WORK REQUIRED: How many lines of the data contain "hipGetLastError"? Reply with the number alone.

Records from a dataset:
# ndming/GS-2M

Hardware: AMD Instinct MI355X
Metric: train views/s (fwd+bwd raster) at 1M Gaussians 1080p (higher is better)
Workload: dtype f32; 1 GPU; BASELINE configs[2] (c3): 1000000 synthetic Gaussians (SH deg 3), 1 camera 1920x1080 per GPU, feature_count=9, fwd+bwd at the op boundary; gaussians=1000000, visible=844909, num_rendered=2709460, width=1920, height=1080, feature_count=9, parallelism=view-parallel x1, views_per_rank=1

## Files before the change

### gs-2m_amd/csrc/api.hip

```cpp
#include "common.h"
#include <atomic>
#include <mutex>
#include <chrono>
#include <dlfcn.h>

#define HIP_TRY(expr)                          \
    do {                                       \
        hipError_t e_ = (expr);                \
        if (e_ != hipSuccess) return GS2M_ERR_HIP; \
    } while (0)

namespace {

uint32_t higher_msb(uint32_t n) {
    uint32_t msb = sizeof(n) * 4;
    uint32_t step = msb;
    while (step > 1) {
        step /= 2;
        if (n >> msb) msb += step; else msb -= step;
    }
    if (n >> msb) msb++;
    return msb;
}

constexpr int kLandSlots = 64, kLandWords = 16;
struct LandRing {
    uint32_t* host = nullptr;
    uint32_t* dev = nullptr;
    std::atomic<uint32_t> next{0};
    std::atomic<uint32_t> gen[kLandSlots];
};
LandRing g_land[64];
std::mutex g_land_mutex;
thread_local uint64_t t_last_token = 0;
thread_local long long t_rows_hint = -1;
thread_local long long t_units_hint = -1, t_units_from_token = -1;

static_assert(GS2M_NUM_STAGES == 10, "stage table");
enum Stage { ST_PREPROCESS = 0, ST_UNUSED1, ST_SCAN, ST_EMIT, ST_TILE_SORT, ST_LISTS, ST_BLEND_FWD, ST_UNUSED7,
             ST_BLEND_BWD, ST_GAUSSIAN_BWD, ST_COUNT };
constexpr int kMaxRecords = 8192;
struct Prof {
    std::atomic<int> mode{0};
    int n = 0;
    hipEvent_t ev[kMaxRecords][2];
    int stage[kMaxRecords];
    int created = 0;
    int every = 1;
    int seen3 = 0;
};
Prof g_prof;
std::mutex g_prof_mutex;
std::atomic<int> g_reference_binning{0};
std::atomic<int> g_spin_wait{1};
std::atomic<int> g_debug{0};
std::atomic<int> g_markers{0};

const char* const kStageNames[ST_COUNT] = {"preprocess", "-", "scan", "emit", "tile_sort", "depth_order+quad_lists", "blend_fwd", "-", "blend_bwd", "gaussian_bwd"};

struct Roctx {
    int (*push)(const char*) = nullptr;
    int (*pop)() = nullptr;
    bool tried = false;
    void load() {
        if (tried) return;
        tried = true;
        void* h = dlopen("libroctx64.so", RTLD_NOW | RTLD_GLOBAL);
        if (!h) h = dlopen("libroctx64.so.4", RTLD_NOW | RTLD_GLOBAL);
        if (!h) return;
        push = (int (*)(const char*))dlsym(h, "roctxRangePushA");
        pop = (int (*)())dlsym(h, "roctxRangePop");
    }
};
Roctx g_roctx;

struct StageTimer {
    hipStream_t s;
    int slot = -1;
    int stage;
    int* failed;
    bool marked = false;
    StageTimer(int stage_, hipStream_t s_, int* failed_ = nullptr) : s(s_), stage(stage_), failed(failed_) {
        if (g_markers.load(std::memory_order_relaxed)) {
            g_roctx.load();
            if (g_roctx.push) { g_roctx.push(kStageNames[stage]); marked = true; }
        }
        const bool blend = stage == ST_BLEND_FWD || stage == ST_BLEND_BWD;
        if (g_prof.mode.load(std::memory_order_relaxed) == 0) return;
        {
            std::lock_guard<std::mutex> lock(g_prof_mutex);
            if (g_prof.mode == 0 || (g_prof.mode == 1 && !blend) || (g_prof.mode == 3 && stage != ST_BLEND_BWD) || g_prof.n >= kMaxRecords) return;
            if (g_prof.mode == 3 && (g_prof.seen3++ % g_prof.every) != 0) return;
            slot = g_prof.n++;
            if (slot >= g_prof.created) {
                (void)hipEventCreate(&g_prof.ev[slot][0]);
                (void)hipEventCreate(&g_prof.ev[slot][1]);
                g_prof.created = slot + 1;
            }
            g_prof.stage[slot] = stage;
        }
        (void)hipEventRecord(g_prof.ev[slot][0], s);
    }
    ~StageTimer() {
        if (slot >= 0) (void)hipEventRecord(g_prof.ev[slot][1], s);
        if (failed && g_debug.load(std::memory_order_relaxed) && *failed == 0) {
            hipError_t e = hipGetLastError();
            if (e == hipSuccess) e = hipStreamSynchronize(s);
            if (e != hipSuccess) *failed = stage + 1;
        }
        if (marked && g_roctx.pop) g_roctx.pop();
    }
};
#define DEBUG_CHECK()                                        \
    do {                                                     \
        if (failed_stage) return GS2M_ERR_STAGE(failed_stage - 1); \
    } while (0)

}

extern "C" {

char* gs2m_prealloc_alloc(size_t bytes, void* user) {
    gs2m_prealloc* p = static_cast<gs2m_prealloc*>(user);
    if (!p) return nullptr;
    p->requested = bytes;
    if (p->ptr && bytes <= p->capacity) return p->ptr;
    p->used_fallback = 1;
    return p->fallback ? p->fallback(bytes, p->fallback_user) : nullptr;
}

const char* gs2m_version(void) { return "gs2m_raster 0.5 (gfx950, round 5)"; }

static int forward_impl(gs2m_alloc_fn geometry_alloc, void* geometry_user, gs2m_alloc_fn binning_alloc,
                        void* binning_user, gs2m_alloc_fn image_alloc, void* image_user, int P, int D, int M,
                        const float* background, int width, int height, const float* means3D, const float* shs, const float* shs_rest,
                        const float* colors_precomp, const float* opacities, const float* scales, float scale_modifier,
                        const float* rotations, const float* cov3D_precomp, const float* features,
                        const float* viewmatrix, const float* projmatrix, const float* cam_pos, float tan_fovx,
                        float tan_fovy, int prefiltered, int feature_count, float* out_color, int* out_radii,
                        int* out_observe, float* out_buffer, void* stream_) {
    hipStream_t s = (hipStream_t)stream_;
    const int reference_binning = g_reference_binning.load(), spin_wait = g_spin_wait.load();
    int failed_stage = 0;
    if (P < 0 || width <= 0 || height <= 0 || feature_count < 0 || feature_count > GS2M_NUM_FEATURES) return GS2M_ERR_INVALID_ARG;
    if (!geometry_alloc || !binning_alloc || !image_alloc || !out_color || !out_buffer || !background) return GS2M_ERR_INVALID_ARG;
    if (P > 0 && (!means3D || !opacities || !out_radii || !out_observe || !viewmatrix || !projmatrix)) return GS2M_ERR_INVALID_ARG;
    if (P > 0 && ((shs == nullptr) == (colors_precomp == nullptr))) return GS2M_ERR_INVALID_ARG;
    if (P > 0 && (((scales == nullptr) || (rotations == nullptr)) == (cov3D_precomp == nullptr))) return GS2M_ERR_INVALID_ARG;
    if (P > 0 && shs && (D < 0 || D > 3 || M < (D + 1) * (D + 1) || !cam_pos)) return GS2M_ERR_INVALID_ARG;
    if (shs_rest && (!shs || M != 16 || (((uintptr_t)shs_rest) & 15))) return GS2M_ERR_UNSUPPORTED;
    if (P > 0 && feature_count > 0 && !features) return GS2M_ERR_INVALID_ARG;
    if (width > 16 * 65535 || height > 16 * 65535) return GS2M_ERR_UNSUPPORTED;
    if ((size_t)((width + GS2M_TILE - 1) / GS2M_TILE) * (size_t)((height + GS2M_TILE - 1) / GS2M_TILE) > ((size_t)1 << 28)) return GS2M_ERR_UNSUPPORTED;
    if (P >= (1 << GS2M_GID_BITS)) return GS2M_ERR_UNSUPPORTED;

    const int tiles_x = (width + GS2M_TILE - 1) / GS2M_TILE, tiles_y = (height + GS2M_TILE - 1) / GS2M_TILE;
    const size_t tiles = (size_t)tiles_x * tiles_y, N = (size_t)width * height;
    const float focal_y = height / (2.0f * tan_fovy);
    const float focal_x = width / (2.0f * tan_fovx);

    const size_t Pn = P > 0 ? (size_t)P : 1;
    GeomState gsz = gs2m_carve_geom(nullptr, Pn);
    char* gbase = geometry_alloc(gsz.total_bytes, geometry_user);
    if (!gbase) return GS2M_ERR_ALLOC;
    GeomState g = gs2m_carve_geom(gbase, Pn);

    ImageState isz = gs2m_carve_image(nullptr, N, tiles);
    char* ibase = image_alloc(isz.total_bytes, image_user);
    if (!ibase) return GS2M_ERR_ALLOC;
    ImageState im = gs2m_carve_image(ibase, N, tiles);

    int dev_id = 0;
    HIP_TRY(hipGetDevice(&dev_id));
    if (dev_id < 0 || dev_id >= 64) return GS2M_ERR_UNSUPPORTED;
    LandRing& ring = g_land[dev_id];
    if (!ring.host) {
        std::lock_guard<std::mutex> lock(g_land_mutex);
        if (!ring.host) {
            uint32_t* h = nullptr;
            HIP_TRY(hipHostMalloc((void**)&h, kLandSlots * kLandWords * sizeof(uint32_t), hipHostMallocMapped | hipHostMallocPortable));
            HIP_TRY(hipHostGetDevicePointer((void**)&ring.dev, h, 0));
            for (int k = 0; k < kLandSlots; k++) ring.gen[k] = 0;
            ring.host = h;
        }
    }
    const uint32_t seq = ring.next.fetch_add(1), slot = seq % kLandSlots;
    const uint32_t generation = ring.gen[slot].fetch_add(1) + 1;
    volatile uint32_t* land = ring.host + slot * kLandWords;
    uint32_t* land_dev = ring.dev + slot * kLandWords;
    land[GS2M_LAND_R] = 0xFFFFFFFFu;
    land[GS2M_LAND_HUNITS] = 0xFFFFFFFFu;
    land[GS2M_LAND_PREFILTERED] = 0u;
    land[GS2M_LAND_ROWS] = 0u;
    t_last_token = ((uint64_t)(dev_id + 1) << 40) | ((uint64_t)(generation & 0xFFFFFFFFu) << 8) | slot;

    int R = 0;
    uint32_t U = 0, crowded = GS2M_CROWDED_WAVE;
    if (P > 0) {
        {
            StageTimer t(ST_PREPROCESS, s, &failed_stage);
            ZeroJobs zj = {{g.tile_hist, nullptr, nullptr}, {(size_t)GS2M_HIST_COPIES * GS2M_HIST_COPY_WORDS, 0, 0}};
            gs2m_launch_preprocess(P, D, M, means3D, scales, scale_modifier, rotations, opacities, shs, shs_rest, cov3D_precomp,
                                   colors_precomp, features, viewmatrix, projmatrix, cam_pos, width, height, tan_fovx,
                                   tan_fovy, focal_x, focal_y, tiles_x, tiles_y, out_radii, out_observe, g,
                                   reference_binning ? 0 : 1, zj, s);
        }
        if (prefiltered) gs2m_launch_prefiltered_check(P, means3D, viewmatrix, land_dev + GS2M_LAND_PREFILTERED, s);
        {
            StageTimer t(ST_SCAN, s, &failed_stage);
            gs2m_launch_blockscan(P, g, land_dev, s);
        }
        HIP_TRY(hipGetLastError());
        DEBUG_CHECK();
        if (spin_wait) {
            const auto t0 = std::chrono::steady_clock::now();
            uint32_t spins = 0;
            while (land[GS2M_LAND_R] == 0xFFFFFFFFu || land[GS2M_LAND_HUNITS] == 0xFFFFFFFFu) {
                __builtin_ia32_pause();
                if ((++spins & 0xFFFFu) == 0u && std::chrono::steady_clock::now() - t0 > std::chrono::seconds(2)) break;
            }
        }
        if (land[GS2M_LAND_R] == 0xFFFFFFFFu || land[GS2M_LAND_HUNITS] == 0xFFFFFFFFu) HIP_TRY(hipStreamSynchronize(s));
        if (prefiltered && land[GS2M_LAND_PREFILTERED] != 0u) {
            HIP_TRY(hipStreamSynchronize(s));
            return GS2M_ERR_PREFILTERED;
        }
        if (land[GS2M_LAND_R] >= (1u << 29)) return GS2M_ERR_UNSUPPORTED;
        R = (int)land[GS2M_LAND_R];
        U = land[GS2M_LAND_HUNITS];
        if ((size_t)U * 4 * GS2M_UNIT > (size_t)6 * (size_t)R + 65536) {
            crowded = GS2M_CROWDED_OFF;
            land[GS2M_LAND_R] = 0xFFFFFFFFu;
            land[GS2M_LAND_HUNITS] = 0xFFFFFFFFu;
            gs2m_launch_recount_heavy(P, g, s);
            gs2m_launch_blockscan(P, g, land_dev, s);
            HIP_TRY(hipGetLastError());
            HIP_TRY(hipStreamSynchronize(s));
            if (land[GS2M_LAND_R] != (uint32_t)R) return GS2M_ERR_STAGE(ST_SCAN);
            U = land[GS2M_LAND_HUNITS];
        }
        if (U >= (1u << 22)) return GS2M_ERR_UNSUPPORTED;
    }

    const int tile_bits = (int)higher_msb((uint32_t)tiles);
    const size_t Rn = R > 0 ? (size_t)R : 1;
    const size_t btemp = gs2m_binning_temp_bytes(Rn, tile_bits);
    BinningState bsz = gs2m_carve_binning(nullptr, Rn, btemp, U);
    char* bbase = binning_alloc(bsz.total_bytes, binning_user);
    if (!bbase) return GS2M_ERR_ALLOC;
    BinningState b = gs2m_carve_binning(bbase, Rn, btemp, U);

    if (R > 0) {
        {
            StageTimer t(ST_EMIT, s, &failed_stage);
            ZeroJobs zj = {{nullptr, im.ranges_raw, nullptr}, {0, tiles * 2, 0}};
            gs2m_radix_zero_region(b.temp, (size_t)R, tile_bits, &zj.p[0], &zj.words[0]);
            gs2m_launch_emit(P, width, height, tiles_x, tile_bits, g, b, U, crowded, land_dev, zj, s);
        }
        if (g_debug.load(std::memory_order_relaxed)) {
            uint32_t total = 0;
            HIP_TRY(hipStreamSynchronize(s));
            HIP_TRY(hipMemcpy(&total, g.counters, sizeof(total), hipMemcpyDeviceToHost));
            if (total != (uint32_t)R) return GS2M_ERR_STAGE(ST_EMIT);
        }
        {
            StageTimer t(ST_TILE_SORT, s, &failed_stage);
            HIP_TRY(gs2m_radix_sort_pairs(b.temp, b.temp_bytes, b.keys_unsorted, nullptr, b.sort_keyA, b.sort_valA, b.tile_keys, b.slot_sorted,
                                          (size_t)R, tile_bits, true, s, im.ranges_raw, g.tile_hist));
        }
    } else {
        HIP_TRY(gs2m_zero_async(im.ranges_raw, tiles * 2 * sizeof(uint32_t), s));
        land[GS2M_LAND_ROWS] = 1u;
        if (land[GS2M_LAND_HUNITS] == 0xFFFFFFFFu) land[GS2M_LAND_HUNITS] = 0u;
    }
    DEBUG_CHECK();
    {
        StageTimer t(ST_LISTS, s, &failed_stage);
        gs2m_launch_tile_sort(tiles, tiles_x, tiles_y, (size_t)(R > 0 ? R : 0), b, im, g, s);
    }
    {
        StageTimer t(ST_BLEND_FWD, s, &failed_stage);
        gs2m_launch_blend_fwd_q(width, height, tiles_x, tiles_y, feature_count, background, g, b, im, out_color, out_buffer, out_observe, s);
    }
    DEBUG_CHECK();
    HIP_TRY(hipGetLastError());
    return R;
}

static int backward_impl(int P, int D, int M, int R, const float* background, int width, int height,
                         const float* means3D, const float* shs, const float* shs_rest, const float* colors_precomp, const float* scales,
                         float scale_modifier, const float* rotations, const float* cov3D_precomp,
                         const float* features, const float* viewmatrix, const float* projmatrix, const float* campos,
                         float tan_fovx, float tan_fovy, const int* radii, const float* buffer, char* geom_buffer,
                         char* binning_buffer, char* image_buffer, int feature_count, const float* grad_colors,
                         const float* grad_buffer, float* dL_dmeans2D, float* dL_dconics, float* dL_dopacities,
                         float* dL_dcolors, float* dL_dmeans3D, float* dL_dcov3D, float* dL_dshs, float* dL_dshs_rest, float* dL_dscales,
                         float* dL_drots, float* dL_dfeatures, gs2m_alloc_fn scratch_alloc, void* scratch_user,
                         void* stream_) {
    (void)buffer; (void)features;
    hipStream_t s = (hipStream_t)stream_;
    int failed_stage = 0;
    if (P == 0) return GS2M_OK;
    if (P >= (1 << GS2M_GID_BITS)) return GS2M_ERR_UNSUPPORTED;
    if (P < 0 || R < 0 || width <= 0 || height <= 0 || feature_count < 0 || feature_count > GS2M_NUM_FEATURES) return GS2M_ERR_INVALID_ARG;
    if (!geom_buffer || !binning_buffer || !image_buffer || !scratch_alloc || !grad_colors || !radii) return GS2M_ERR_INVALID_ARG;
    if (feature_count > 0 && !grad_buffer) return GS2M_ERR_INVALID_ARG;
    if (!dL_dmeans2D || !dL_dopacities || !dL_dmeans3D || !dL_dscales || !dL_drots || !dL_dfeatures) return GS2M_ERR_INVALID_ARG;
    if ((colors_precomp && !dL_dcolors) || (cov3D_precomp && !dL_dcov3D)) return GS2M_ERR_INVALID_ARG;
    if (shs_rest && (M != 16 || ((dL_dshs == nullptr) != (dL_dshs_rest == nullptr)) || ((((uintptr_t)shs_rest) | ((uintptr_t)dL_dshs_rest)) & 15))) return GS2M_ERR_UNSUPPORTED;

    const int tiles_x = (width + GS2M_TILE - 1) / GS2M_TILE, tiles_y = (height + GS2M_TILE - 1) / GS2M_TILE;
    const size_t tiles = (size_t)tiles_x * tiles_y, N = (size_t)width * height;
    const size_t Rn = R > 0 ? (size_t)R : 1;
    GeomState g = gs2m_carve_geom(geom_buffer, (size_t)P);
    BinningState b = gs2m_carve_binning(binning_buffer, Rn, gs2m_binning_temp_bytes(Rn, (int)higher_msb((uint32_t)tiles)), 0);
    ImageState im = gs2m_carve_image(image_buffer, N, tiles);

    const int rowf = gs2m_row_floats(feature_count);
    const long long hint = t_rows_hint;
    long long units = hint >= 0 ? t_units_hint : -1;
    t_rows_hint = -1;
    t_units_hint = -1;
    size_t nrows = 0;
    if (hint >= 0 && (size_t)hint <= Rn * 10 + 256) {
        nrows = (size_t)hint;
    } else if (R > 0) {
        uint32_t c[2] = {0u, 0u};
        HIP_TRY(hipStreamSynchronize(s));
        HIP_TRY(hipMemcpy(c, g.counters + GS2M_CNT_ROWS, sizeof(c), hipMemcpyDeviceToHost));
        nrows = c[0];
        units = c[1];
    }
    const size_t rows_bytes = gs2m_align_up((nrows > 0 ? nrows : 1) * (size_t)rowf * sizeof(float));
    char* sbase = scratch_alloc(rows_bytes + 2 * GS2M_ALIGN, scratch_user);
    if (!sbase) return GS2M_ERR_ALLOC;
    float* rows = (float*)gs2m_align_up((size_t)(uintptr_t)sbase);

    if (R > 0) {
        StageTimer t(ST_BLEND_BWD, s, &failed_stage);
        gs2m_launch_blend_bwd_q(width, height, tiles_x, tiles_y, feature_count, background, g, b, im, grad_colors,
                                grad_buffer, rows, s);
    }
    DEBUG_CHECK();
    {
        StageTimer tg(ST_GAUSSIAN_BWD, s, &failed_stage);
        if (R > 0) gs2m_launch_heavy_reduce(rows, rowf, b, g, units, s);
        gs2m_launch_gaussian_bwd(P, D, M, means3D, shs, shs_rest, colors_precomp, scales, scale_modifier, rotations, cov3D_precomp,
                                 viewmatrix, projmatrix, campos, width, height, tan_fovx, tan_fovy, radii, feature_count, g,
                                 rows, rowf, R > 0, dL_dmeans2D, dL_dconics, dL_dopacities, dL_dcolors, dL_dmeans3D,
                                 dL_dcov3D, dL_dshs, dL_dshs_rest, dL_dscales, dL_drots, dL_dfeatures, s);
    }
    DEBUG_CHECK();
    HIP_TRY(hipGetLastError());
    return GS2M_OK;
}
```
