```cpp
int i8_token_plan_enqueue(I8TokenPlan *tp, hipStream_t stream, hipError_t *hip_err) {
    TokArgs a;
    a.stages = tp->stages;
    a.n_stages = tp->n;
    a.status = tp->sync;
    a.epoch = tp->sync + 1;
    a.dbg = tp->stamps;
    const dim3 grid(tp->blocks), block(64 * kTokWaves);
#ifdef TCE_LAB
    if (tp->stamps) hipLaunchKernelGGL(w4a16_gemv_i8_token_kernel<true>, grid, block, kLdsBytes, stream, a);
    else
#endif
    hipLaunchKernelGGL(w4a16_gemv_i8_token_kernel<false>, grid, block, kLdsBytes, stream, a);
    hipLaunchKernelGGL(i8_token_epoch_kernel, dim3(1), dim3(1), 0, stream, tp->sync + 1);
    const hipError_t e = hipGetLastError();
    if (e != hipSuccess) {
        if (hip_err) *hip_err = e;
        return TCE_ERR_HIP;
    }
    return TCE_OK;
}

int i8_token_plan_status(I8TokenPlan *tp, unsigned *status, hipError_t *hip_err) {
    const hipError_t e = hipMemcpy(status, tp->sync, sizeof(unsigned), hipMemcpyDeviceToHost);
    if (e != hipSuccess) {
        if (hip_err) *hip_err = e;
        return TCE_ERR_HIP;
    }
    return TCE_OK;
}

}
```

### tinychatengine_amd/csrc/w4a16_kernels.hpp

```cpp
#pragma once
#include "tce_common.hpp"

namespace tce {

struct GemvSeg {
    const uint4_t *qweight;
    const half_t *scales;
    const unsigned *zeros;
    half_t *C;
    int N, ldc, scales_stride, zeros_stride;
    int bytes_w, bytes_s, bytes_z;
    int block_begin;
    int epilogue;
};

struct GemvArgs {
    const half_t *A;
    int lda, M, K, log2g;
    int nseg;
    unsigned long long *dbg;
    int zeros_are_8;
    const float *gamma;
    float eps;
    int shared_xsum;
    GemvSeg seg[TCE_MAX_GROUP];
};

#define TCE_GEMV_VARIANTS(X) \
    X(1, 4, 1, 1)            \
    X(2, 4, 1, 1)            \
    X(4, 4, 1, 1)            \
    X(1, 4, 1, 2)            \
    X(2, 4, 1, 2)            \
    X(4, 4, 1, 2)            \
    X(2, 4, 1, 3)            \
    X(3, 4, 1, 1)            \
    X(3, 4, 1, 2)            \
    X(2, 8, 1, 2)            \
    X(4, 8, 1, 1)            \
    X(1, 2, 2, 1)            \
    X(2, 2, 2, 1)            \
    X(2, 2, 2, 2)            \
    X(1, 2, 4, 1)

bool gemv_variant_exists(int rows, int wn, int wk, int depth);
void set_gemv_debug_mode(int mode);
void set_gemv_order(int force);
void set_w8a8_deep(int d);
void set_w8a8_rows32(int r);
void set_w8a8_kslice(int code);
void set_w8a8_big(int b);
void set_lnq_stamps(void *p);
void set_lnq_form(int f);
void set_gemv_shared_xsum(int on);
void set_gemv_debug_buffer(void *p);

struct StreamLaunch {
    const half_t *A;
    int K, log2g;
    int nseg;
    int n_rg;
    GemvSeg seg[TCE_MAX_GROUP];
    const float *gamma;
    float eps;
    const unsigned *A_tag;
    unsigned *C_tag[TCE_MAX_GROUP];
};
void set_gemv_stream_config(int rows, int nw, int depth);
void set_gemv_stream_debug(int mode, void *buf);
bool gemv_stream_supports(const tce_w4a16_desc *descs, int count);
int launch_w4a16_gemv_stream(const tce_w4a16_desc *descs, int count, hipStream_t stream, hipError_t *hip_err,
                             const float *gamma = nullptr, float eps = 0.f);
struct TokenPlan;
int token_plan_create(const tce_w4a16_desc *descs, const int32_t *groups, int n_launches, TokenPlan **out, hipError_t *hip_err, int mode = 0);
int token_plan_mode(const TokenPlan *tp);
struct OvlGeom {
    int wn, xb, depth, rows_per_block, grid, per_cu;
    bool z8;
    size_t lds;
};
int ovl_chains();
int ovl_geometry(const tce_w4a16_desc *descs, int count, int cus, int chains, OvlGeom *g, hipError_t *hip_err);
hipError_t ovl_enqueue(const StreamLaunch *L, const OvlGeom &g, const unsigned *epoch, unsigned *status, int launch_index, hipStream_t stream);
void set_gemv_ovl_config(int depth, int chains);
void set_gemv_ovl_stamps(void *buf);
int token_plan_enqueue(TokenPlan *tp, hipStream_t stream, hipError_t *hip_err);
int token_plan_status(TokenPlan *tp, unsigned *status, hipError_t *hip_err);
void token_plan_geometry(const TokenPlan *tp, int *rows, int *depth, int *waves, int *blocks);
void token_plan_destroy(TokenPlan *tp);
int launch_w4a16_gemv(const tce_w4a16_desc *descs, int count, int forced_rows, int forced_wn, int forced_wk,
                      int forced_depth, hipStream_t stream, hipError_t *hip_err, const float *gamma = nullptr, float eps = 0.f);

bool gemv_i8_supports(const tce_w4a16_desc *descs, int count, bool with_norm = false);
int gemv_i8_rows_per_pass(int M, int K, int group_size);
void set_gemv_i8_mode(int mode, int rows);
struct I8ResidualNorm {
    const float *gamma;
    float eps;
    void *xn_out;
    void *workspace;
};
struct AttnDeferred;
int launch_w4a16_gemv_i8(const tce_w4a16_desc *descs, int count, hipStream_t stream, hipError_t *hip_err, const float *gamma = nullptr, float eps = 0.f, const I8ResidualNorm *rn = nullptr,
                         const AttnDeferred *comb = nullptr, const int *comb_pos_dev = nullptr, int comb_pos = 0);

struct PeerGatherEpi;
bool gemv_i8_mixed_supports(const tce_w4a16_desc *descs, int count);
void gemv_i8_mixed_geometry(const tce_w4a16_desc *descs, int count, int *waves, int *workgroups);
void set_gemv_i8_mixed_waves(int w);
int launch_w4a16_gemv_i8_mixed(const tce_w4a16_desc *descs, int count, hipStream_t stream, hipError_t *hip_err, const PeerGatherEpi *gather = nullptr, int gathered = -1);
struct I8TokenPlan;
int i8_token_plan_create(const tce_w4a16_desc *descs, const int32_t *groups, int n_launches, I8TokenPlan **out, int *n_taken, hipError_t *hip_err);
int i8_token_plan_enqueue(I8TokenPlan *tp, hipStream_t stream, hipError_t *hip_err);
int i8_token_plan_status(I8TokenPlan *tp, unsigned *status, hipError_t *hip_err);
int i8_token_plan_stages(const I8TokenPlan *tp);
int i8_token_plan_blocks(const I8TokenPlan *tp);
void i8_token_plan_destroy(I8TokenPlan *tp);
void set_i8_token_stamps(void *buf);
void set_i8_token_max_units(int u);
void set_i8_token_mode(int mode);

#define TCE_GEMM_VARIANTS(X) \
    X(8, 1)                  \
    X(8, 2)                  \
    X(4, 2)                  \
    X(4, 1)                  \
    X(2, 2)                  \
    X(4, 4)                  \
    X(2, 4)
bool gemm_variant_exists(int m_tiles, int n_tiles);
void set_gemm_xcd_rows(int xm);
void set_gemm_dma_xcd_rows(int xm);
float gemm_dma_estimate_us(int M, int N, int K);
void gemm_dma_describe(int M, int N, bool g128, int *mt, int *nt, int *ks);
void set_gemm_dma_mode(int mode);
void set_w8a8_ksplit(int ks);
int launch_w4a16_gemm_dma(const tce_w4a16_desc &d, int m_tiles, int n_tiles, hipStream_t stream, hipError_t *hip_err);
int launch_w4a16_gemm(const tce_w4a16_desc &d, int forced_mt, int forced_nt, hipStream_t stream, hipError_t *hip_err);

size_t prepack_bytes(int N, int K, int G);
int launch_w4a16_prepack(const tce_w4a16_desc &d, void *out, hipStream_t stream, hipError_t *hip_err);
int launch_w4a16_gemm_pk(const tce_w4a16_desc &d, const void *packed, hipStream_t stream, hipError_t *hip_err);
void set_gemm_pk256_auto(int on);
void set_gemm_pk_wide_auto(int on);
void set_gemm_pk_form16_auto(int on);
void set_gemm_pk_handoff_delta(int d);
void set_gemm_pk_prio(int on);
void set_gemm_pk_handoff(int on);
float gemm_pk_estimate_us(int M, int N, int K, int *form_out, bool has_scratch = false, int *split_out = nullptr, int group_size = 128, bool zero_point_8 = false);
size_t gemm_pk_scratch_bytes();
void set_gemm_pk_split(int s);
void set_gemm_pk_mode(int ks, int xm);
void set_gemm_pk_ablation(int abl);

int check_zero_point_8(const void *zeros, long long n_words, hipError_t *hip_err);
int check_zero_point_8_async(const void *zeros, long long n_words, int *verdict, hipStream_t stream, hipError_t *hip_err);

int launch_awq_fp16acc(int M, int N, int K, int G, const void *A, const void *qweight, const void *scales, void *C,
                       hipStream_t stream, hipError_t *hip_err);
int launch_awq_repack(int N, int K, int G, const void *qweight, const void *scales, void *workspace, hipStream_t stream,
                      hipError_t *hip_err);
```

RESULT OF THIS TASK: 6